The agony does not stop there: the Senate will debate the panel’s decision within three weeks, and vote whether or not to act on it. Even after his defenestration, Berlusconi will remain in the government, unless Prime Minister Enrico Letta and President Giorgio Napolitano decide to get him kicked out of that, too. Then it remains for him to serve his sentence for fraud: either house arrest or community service.
For a man of such supreme vanity and self-confidence, it is a true Via Dolorosa. We got a glimpse of his inner turmoil in his last television broadcast two weeks ago. His trademark roguish swagger has given way to self-pity verging on despair. However, it is not Berlusconi we should be sorry for but the country he misruled. At his peak his immense popularity and questionable but shrewd alliances with post-Fascists and northern secessionists allowed him to rule with greater stability than anyone since Mussolini. As President Napolitano often points out, fragile, short-lived administrations have been the bane of Italy for decades. Between 2002 and 2006 Berlusconi presided over the most enduring government in Italy’s postwar history.
In the hands of a man with his country’s future at heart, this would have been a golden opportunity to drive through important reforms, to challenge the vested interests that hold Italy to ransom in every sphere of life, to give a drastic shake-up to the justice and education systems, to crack down on tax evasion and tackle organised crime.
But Mr Berlusconi threw away those years, wasting immense amounts of parliamentary time crafting laws to keep himself out of the clutches of prosecutors, providing amnesties for tax evaders and abusive developers which merely encouraged them to offend again, getting favoured showgirls elected to parliament and even putting them in government, hobnobbing with fellow-spirits like Colonel Gaddafi and Vladimir Putin while precipitously lowering Italy’s prestige in the European Union.
Very occasionally we get a glimpse of what he might have achieved: the tidal barrier in the Venice lagoon is 75 per cent complete. This was a project over which politicians wrangled for 40 years before Berlusconi signed it off and got the enterprise moving, an achievement that would have been impossible without a stable government.
But – supposing it is ever finished – it will be a lonely monument. His other great infrastructure project, the world’s largest single-span suspension bridge across the Messina Straits to Sicily, languishes unbuilt and widely ridiculed. “Pharaonic” is the term most often applied to it, aptly for a man who long ago built a huge mausoleum for himself and his closest cronies in the grounds of his palace outside Milan.

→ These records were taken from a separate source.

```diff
@@ -69,8 +83,25 @@
   const int p_q = rec[24 + gi];
   const int p_reg = (p_it * a.upi + chunk) * NG + gw;
   int cntv = 0;
+#else
+#if SCAN_TAIL5_G0 == 0
+float p_shift = 0.0f, p_off = 0.0f;
+uint32_t p_lo = 0u, p_hi = 0u;
+int p_q = 0, p_reg = 0;
+int cntv = 0;
+#endif
+if (!(SCAN_TAIL5_FENCE & 4)) {
+  const float p_thr = __uint_as_float(*reinterpret_cast<const uint32_t*>(reinterpret_cast<const char*>(thr_s) + (lane_byte4() & 60u)));
+#if SCAN_TAIL5_G0 == 0
+  p_shift = __int_as_float(rec[72 + gi]);
+  p_off = __int_as_float(rec[40 + gi]);
+  p_lo = (uint32_t)rec[88 + gi]; p_hi = (uint32_t)rec[104 + gi];
+  p_q = rec[24 + gi];
+  p_reg = (rec[8 + gi] * a.upi + chunk) * NG + gw;
+#endif
+#endif
 #pragma unroll
-  for (int g = 0; g < G; ++g) {
+  for (int g = SCAN_TAIL5_G0; g < SCAN_TAIL5_G1; ++g) {
     if (g < cnt) {
       const float thr = __int_as_float(__builtin_amdgcn_readlane(__float_as_int(p_thr), g));
       const float off = __int_as_float(__builtin_amdgcn_readlane(__float_as_int(p_off), g));
@@ -142,9 +173,18 @@
       asm("v_writelane_b32 %0, %1, %2" : "+v"(cntv) : "s"(run), "i"(g));
     }
   }
+#ifdef SCAN_TAIL5_WHOLE
+  if (lane < cnt) a.surv_count[(uint32_t)p_reg] = cntv;
+#endif
+}
+#undef SCAN_TAIL5_G0
+#undef SCAN_TAIL5_G1
+#undef SCAN_TAIL5_WHOLE
+#elif SCAN_TAIL5_PART == 4
+if (!(SCAN_TAIL5_FENCE & 4)) {
   if (lane < cnt) a.surv_count[(uint32_t)p_reg] = cntv;
 }
 #else
-#error "SCAN_TAIL5_PART: 1, 2 or 3"
+#error "SCAN_TAIL5_PART: 1 .. 4"
 #endif
 #undef SCAN_TAIL5_PART
```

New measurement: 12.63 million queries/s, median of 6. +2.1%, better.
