diff --git a/mega/pytorch_amd/csrc/igemm.hip b/mega/pytorch_amd/csrc/igemm.hip
--- a/mega/pytorch_amd/csrc/igemm.hip
+++ b/mega/pytorch_amd/csrc/igemm.hip
@@ -411,6 +411,7 @@
   if (force && sscanf(force, "4:%d", &bm) == 1) { kind = 4; bn = 256; return; }
   if (force && sscanf(force, "2:%d", &bm) == 1) { kind = 2; bm = 128; bn = 256; return; }
   if (force && sscanf(force, "s:%d", &bm) == 1) { kind = 1; bm = 32; bn = 256; return; }
+  if (force && sscanf(force, "r:%d", &bm) == 1) { kind = 5; bm = 32; bn = 128; return; }
   if (force && sscanf(force, "%dx%d", &bm, &bn) == 2) return;
   const long b256 = (long)cdiv(M, 256) * cdiv(Cout, 256) * z;
   const long b128 = (long)cdiv(M, 128) * cdiv(Cout, 128) * z;
@@ -431,6 +432,14 @@
   else { bm = 64; bn = 64; }
 }
 
+inline bool stream_rows_policy(const ConvParams& p, int kind) {
+  if (kind == 5) return true;
+  if (kind != 8 || getenv("MEGA_IGEMM_TILE")) return false;
+  const char* e = getenv("MEGA_STREAM_ROWS");
+  if (e && atoi(e) == 0) return false;
+  return mega_igemm8_streaming(p.R * p.S, p.K) && p.ksplit == 1 && p.K == 128 && p.stride == 1 && p.M >= 20 * 75 * 125;
+}
+
 template <typename T, typename OT>
 int dispatch_tile(const ConvParams& p, hipStream_t st) {
   int kind = 0, bm = 0, bn = 0, rc;
@@ -443,8 +452,10 @@
     static const int use_s = getenv("MEGA_STREAM1X1") ? atoi(getenv("MEGA_STREAM1X1")) : 0;
     if ((kind == 1 || (kind == 8 && use_s && !getenv("MEGA_IGEMM_TILE"))) && mega_stream1x1_supports(p, 0))
       return mega_stream1x1_launch(p, Half16<T>::CODE, st);
-  }
-  if (kind == 1) { kind = is_bf16 && mega_igemm8_supports(p) ? 8 : 0; bm = kind ? 256 : 128; bn = kind ? 256 : 128; }
+    if (stream_rows_policy(p, kind) && mega_stream_rows_supports(p, 0) && mega_stream_rows_aligned(p))
+      return mega_stream_rows_launch(p, Half16<T>::CODE, st);
+  }
+  if (kind == 1 || kind == 5) { kind = is_bf16 && mega_igemm8_supports(p) ? 8 : 0; bm = kind ? 256 : 128; bn = kind ? 256 : 128; }
   if constexpr (is_bf16) {
     static const int use2 = getenv("MEGA_IGEMM2") ? atoi(getenv("MEGA_IGEMM2")) : 0;
     {
@@ -494,6 +505,12 @@
     q.ksplit = choose_ksplit(p.K);
     if (bf16_in && !f32_out && (kind == 1 || (use_s && !getenv("MEGA_IGEMM_TILE"))) && mega_stream1x1_supports(q, 0)) return 1 * 1000000 + 32 * 1000 + 256;
     if (kind == 1) { kind = 8; bm = 256; bn = 256; }
+  }
+  if (kind == 5 || kind == 8) {
+    ConvParams q = p;
+    q.ksplit = choose_ksplit(p.K);
+    if (bf16_in && !f32_out && stream_rows_policy(q, kind) && mega_stream_rows_supports(q, 0)) return 5 * 1000000 + 32 * 1000 + 128;
+    if (kind == 5) { kind = 8; bm = 256; bn = 256; }
   }
   if (kind == 2 || kind == 8) {
     static const int use2 = getenv("MEGA_IGEMM2") ? atoi(getenv("MEGA_IGEMM2")) : 0;
diff --git a/mega/pytorch_amd/csrc/igemm_params.h b/mega/pytorch_amd/csrc/igemm_params.h
--- a/mega/pytorch_amd/csrc/igemm_params.h
+++ b/mega/pytorch_amd/csrc/igemm_params.h
@@ -33,5 +33,8 @@
 int mega_igemm2_launch(const ConvParams& p, int out_f32, int half_dtype, hipStream_t st);
 int mega_stream1x1_supports(const ConvParams& p, int out_f32);
 int mega_stream1x1_launch(const ConvParams& p, int half_dtype, hipStream_t st);
+int mega_stream_rows_supports(const ConvParams& p, int out_f32);
+int mega_stream_rows_aligned(const ConvParams& p);
+int mega_stream_rows_launch(const ConvParams& p, int half_dtype, hipStream_t st);
 int mega_conv64_supports(const ConvParams& p, int out_f32);
 int mega_conv64_launch(const ConvParams& p, int half_dtype, hipStream_t st);
diff --git a/mega/pytorch_amd/csrc/stream_rows.hip b/mega/pytorch_amd/csrc/stream_rows.hip
--- /dev/null
+++ b/mega/pytorch_amd/csrc/stream_rows.hip
@@ -0,0 +1,294 @@
+#include <cstdio>
+#include <cstdlib>
+#include <type_traits>
+
+#include "common.h"
+#include "igemm_params.h"
+
+namespace {
+
+constexpr int NTR = 256;
+__host__ __device__ constexpr int bn_of(int) { return 128; }
+constexpr unsigned OOBR = 0x80000000u;
+
+typedef __attribute__((address_space(3))) void* lds_ptr_r;
+typedef unsigned int u32x2r_t __attribute__((ext_vector_type(2)));
+
+__device__ __forceinline__ int rdiv(int n, unsigned mg, unsigned sh) {
+  return (int)((__umulhi((unsigned)n, mg) + (unsigned)n) >> sh);
+}
+
+#define SR_WAIT_VM(n) asm volatile("s_waitcnt vmcnt(%0)" ::"n"(n) : "memory")
+#define SR_WAIT_LDS()                                 \
+  do {                                                \
+    asm volatile("s_waitcnt lgkmcnt(0)" ::: "memory"); \
+    __builtin_amdgcn_sched_barrier(0);                \
+  } while (0)
+
+template <typename HT, int K, bool HAS_RES, bool RELU>
+__global__ __launch_bounds__(NTR, 1) void stream_rows_kernel(ConvParams p) {
+  constexpr int BNR = bn_of(K);
+  constexpr int SLAB = 32 * BNR * 2;
+  constexpr int CPS = BNR / 8;
+  constexpr int RPS = 1024 / (BNR * 2);
+  constexpr int RB = K * 2;
+  constexpr int CPR = K / 8;
+  constexpr int RPI = 1024 / RB;
+  constexpr int NQA = 32 / RPI;
+  constexpr int NQS = SLAB / 1024;
+  constexpr int NKS = K / 16;
+  constexpr int NJ = BNR / 32;
+  constexpr int WLDS = BNR * RB;
+  constexpr int SA = 32 * RB;
+  static_assert(K == 128 || K == 256, "the LDS budget is laid out for K = 128 / 256");
+  static_assert(WLDS + 4 * (SA + SLAB) <= 160 * 1024, "LDS");
+  extern __shared__ __attribute__((aligned(16))) unsigned char smem[];
+
+  const int tid = threadIdx.x;
+  const int lane = tid & 63;
+  const int wave = __builtin_amdgcn_readfirstlane(tid >> 6);
+  const int l31 = lane & 31, h = lane >> 5, sw = l31 & 15;
+
+  const int ntn = p.Cout / BNR;
+  const int xcd = blockIdx.x & 7, loc = blockIdx.x >> 3, per = gridDim.x >> 3;
+  const int tile_n = loc % ntn, grp = loc / ntn, ngrp = per / ntn;
+  const int n0 = tile_n * BNR;
+
+  {
+    const unsigned char* wsrc = reinterpret_cast<const unsigned char*>(p.w) + (size_t)n0 * RB;
+    for (int e = tid; e < BNR * CPR; e += NTR) {
+      const int n = e / CPR, c = e % CPR;
+      const uint4 v = *reinterpret_cast<const uint4*>(wsrc + (size_t)n * RB + c * 16);
+      *reinterpret_cast<uint4*>(smem + n * RB + ((c ^ (n & 15)) * 16)) = v;
+    }
+  }
+  f32x4_t sv[NJ][4], bv[NJ][4];
+  {
+    const bool al16 = ((reinterpret_cast<size_t>(p.scale) | reinterpret_cast<size_t>(p.bias)) & 15) == 0;
+#pragma unroll
+    for (int j = 0; j < NJ; ++j)
+#pragma unroll
+      for (int g = 0; g < 4; ++g) {
+        const int c = n0 + 32 * j + 8 * g + 4 * h;
+        f32x4_t s4 = {1.f, 1.f, 1.f, 1.f}, b4 = {0.f, 0.f, 0.f, 0.f};
+        if (al16) {
+          if (p.scale) s4 = *reinterpret_cast<const f32x4_t*>(p.scale + c);
+          if (p.bias) b4 = *reinterpret_cast<const f32x4_t*>(p.bias + c);
+        } else {
+#pragma unroll
+          for (int u = 0; u < 4; ++u) {
+            if (p.scale) s4[u] = p.scale[c + u];
+            if (p.bias) b4[u] = p.bias[c + u];
+          }
+        }
+        sv[j][g] = s4;
+        bv[j][g] = b4;
+      }
+  }
+  __syncthreads();
+
+  const __amdgpu_buffer_rsrc_t rs_in = __builtin_amdgcn_make_buffer_rsrc(const_cast<void*>(p.in), 0, (int)p.in_bytes, 0x00020000);
+  const __amdgpu_buffer_rsrc_t rs_out = __builtin_amdgcn_make_buffer_rsrc(
+      p.out, 0, (int)(((size_t)(p.M - 1) * p.ldo + p.Cout) * 2), 0x00020000);
+  const __amdgpu_buffer_rsrc_t rs_res = __builtin_amdgcn_make_buffer_rsrc(
+      const_cast<void*>(HAS_RES ? p.res : p.out), 0, HAS_RES ? (int)(((size_t)(p.M - 1) * p.ldr + p.Cout) * 2) : 0, 0x00020000);
+  const float neg_slope = p.relu == 1 ? 0.f : (p.relu == 2 ? 0.1f : 1.f);
+  auto act = [&](float x) { return x > 0.f ? x : x * neg_slope; };
+
+  const unsigned abase = (unsigned)(WLDS + wave * (SA + SLAB));
+  const unsigned sbase = abase + (unsigned)SA;
+  unsigned char* const a_lds = smem + abase;
+  unsigned char* const s_lds = smem + sbase;
+  const unsigned brd = (unsigned)(l31 * RB) + (unsigned)((h ^ sw) * 16);
+  const unsigned ard = abase + brd;
+  const unsigned sep = sbase + (unsigned)(l31 * (BNR * 2)) + (unsigned)(8 * h);
+  const int ssw = l31 & (CPS - 1);
+  const int srow = lane / CPS, spc = lane % CPS;
+  const unsigned srd = sbase + (unsigned)(lane * 16);
+
+  const int T = (p.M + 31) >> 5;
+  const int t_lo = (int)((long long)T * xcd >> 3), t_hi = (int)((long long)T * (xcd + 1) >> 3);
+  const int wid = grp * 4 + wave, nw = ngrp * 4;
+  const int HoWo = p.Ho * p.Wo;
+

Commentators have often prematurely ruled Berlusconi out of contention, but the fact that two daily papers – his most consistent supporters over the years – led yesterday’s editions with approving stories about Angelino Alfano, the senior member of Berlusconi’s party who this week refused to do his master’s bidding, leaves little room for doubt that Il Cavaliere’s day is done. Now Italy needs to put this man and his fatal charm behind it.